Population (2025-12-31)
- • Total: 38,051
- • Density: 1,628/km^{2} (4,217/sq mi)
- Time zone: UTC+01:00 (CET)
- • Summer (DST): UTC+02:00 (CEST)
- Postal codes: 50389
- Dialling codes: 02236, 02232
- Vehicle registration: BM
- Website: www.wesseling.de

= Wesseling =

Wesseling (/de/) is an industrial German city on the Rhine bordering Cologne city on the south. With three chemical plants and a petroleum refinery within its city limits, it has an important place in the international petrochemical industry.

==History and etymology==
The find of Roman consecration altars, the excavation of a Roman country house and Franconian burial grounds are early evidence of the settlement of the place. Wesseling originates from the Latin "Wasliacum" which means "Village of Waslica". The story that Wesseling originates from "changing of the rope" (Cologne-bred:Wechsel de Ling) from when Rhine boats were pulled by horses is an urban legend, because the name Wesseling is centuries older than the horse-changing station, which was located in Wesseling in the 18th century.
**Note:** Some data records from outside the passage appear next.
static hipError_t run_ffn(const ffd_ctx* ctx, const LayerPlan& p, const LayerWeights& w, const float* attn, float* cur,
                          float* alt, int M, hipStream_t s, unsigned long long* stamp = nullptr) {
  const int d = ctx->desc.d_model, F = ctx->desc.dim_feedforward;
  float* P = ctx->ffn_part.p;
  const bool sliced = p.ffn == FFN_ROWS_SLICED_OPROJ || p.ffn == FFN_ROWS_SLICED;
  const bool fused = p.ffn == FFN_ROWS_SLICED_OPROJ || p.ffn == FFN_ROWS_OPROJ;
  float* const y = fused ? alt : cur;
  const RowsArgs rows{fused ? attn : alt, fused ? cur : nullptr, &w, sliced ? P : y, M, d, F, p.nw, p.cps, fused,
                      sliced ? p.nslice : 0, stamp};
  switch (p.ffn) {
    case FFN_LN_OPROJ:
      return stamp ? hipErrorInvalidValue : launch_oproj_ffn_ln(attn, cur, w, cur, M, d, F, p.mb, p.rem, s);
    case FFN_SMALL:
      return stamp ? hipErrorInvalidValue : launch_oproj_ffn_small(attn, cur, w, alt, P, cur, M, d, F, p.ns, s);
    case FFN_ROWS_SLICED_OPROJ:
    case FFN_ROWS_SLICED: {
      if (stamp || p.nslice < 2) return hipErrorInvalidValue;
      const hipError_t e = launch_ffn_rows(rows, s);
      return e != hipSuccess ? e : launch_rows_reduce_ln(P, w, y, M, d, p.nslice, s);
    }
    case FFN_ROWS_OPROJ:
    case FFN_ROWS: return launch_ffn_rows(rows, s);
    case FFN_MID:
      return stamp ? hipErrorInvalidValue : launch_ffn_mid(alt, w, P, cur, M, d, F, p.nm, s);
    case FFN_SPLIT: return launch_ffn_ln_split(alt, w, cur, M, d, F, s, stamp);
    case FFN_LN: return launch_ffn_ln(alt, w, cur, M, d, F, p.mb, p.rem, p.persist, s, stamp);
  }
  return hipErrorInvalidValue;
}

static const struct {
  const char* name;
  bool oproj;
} kFfnForms[] = {
    {"k_ffn_ln<oproj>", true},
    {"k_oproj_ffn_split + k_ffn_reduce_ln", true},
    {"k_ffn_rows<oproj, sliced> + k_rows_reduce_ln", true},
    {"k_ffn_rows<oproj>", true},
    {"k_ffn_rows<sliced> + k_rows_reduce_ln", false},
    {"k_ffn_part", false},
    {"k_ffn_ln_split", false},
    {"k_ffn_rows", false},
    {"k_ffn_ln", false},
};

static int forward_impl(ffd_ctx* ctx, const float* x, const float* temb, int temb_stride, float* score_out,
                        float* crf_out, int B, int n_rec, hipStream_t s, const float** hidden_out = nullptr) {
  const ffd_model_desc& m = ctx->desc;
  const int L = m.max_len, C = m.n_channels, d = m.d_model, M = B * L;
  const ModelWeights& mw = ctx->model;
  if (m.kind == FFD_MODEL_MLP) {
    const int io = L * C, F = m.dim_feedforward;
    HIPCHECK(launch_dense(x, mw.embed_w, mw.embed_b, temb_stride ? nullptr : temb, temb_stride ? temb : nullptr,
                          ctx->h0.p, B, d, io, 0, s));
    float* cur = ctx->h0.p;
    float* alt = ctx->h1.p;
    for (const MlpLayer& l : ctx->mlp) {
      HIPCHECK(launch_dense(cur, l.w0, l.b0, nullptr, nullptr, ctx->qkv.p, B, F, d, 1, s));
      HIPCHECK(launch_dense(ctx->qkv.p, l.w3, l.b3, nullptr, cur, alt, B, d, F, 0, s));
      std::swap(cur, alt);
    }
    HIPCHECK(launch_dense(cur, mw.unembed_w, mw.unembed_b, nullptr, nullptr, score_out, B, io, d, 0, s));
    return FFD_OK;
  }
  float* const h0 = ctx->h0.p;
  if (m.kind == FFD_MODEL_LSTM) {
    TIMED(FFD_K_EMBED, launch_embed(x, mw.embed_w, mw.embed_b, nullptr, temb, temb_stride, h0, B, L, C, d, s));
    if (const LstmPlan lp = plan_lstm(m, B); lp.wave) {
      const int Bw = lp.Bw;
      if (int rc = ensure(ctx, ctx->lstm_prog, (size_t)16 + 16 * cdiv(Bw, 16))) return rc;
      const float *wih[64], *whh[64], *bs[64];
      for (int i = 0; i < m.num_layers; ++i) wih[i] = ctx->lstm[i].ih_wpk, whh[i] = ctx->lstm[i].hh_wpk, bs[i] = ctx->lstm[i].b_wpk;
      if (int rc = ensure(ctx, ctx->lstm_state, lstm_wave_state_floats(Bw, d, m.num_layers))) return rc;
      for (int b0 = 0; b0 < B; b0 += Bw) {
        const int nb = B - b0 < Bw ? B - b0 : Bw;
        TIMED(FFD_K_LSTM_REC, launch_lstm_wave(h0 + (size_t)b0 * L * d, wih, whh, bs, m.num_layers, nb, L, d,
                                               ctx->lstm_prog.p, ctx->lstm_state.p, ctx->async_err, s,
                                               b0 == 0 ? ctx->lstm_trace : nullptr));
      }
    } else
    for (const LstmLayer& l : ctx->lstm) {
      if (int rc = ensure(ctx, ctx->qkv, (size_t)M * 4 * d)) return rc;
      TIMED(FFD_K_LSTM_GATES, launch_linear(h0, l.wih_p, l.bsum, ctx->qkv.p, M, 4 * d, d, 4 * d, s));
      TIMED(FFD_K_LSTM_REC, launch_lstm_layer(h0, ctx->qkv.p, l.whh, B, L, d, s));
    }
    if (hidden_out) {
      *hidden_out = h0;
      return FFD_OK;
    }
    TIMED(FFD_K_UNEMBED, launch_unembed(h0, mw.unembed_w, mw.unembed_b, score_out, M, C, d, s));
    return FFD_OK;
  }
  const int H = m.n_head, hd = d / H, F = m.dim_feedforward;
  TIMED(FFD_K_EMBED, launch_embed(x, mw.embed_w, mw.embed_b, mw.pos, temb, temb_stride, h0, B, L, C, d, s));
  const CacheMode mode = cache_mode(n_rec, L);
  const CacheUse cu = cache_use(mode, n_rec, L);
  const size_t lt = (size_t)H * L * hd;
  if (g_ffn_split && !ffn_split_supported(d, F))
    return ctx->fail(FFD_ERR_UNSUPPORTED, "ffn_split needs d_model %% 4 == 0, d_model <= 96, dim_feedforward %% 128 == 0");
  const LayerPlan plan = plan_of(ctx, B, mode);
  if (plan.attn == ATTN_TWO_KERNEL)
    if (int rc = ensure(ctx, ctx->qkv, (size_t)M * 3 * d)) return rc;
  if (int rc = ensure(ctx, ctx->ffn_part, plan.part_floats)) return rc;
  float* const attn = ctx->attn.p;
  float* cur = h0;
  float* alt = ctx->h1.p;
  for (int i = 0; i < m.num_layers; ++i) {
    LayerWeights& w = ctx->layers[i];
    float* kt = ctx->kt ? ctx->kt + i * lt : nullptr;
    float* vt = ctx->vt ? ctx->vt + i * lt : nullptr;
    TIMED(FFD_K_ATTN, run_attention(ctx, plan, w, cur, cu.tables ? kt : nullptr, cu.tables ? vt : nullptr,
                                    cu.store ? kt : nullptr, cu.store ? vt : nullptr, B, cu.n_own, s));
    if (plan.ffn == FFN_SPLIT && w.w1s == nullptr) {
      if (int rc = dev_alloc(ctx, &w.w1s, w1split_bytes(d, F) / sizeof(float))) return rc;
      if (int rc = dev_alloc(ctx, &w.w2s, w2split_bytes(d, F) / sizeof(float))) return rc;
      HIPCHECK(launch_pack_ffn_split(w.w1, w.w2, w.w1s, w.w2s, d, F, s));
    }
    if (plan.oproj_separate)
      TIMED(FFD_K_OUTPROJ, launch_linear_res_ln(attn, w.out_wp, w.out_b, cur, w.n1w, w.n1b, alt, M, d, s));
    TIMED(FFD_K_FFN, run_ffn(ctx, plan, w, attn, cur, alt, M, s));
    if (plan.swap) std::swap(cur, alt);
    if (mode == CACHE_FULL) {
      HIPCHECK(launch_linear_hm(cur, w.kv_wp, w.in_b + d, kt, vt, nullptr, L, 2, d, L, H, hd, s));
    }
    if (n_rec >= 0 && crf_out)
      HIPCHECK(hipMemcpyAsync(crf_out + (size_t)i * L * d, cur, sizeof(float) * L * d, hipMemcpyDeviceToDevice, s));
  }
  if (n_rec >= 0) {
    if (mode == CACHE_FULL) ctx->stats.recompute_count += (int64_t)L * m.num_layers, ctx->table_allocated = true;
    else if (mode == CACHE_PURE) ctx->stats.cache_hit_count += (int64_t)L * m.num_layers;
    else if (mode == CACHE_MIXED) {
      ctx->stats.cache_hit_count += (int64_t)(L - n_rec) * m.num_layers;
      ctx->stats.recompute_count += (int64_t)n_rec * m.num_layers;
      ctx->table_allocated = true;
    }
  }
  if (hidden_out) {
    *hidden_out = cur;
    return FFD_OK;
  }
  TIMED(FFD_K_UNEMBED, launch_unembed(cur, mw.unembed_w, mw.unembed_b, score_out, M, C, d, s));
  return FFD_OK;
}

Around 1700 there was a team changing point for towing boats in Wesseling. Until industrialization, the place between Cologne and Bonn remained rather insignificant. Only in 1793 did a tannery hint at the coming industrial age. In 1848 a democratic workers' association was founded in Wesseling. In this year, the uprising of the Treidler (Rheinhalfen) spread to the Wesselinger Treidelstation, who saw their trade endangered by the upcoming steamship. In 1880, Heinrich and Franz Zimmermann founded the 'Chemische Fabrik Wesseling' for the processing of gas cleaning mass as the origin of today's Evonik chemical works in the north of the city. In 1904 the construction of the Rheinuferbahn (Rhine bank railway) from Cologne via Wesseling to Bonn began. A transverse railway has connected Wesseling with Brühl since 1900. Today, this line is mostly used for freight traffic.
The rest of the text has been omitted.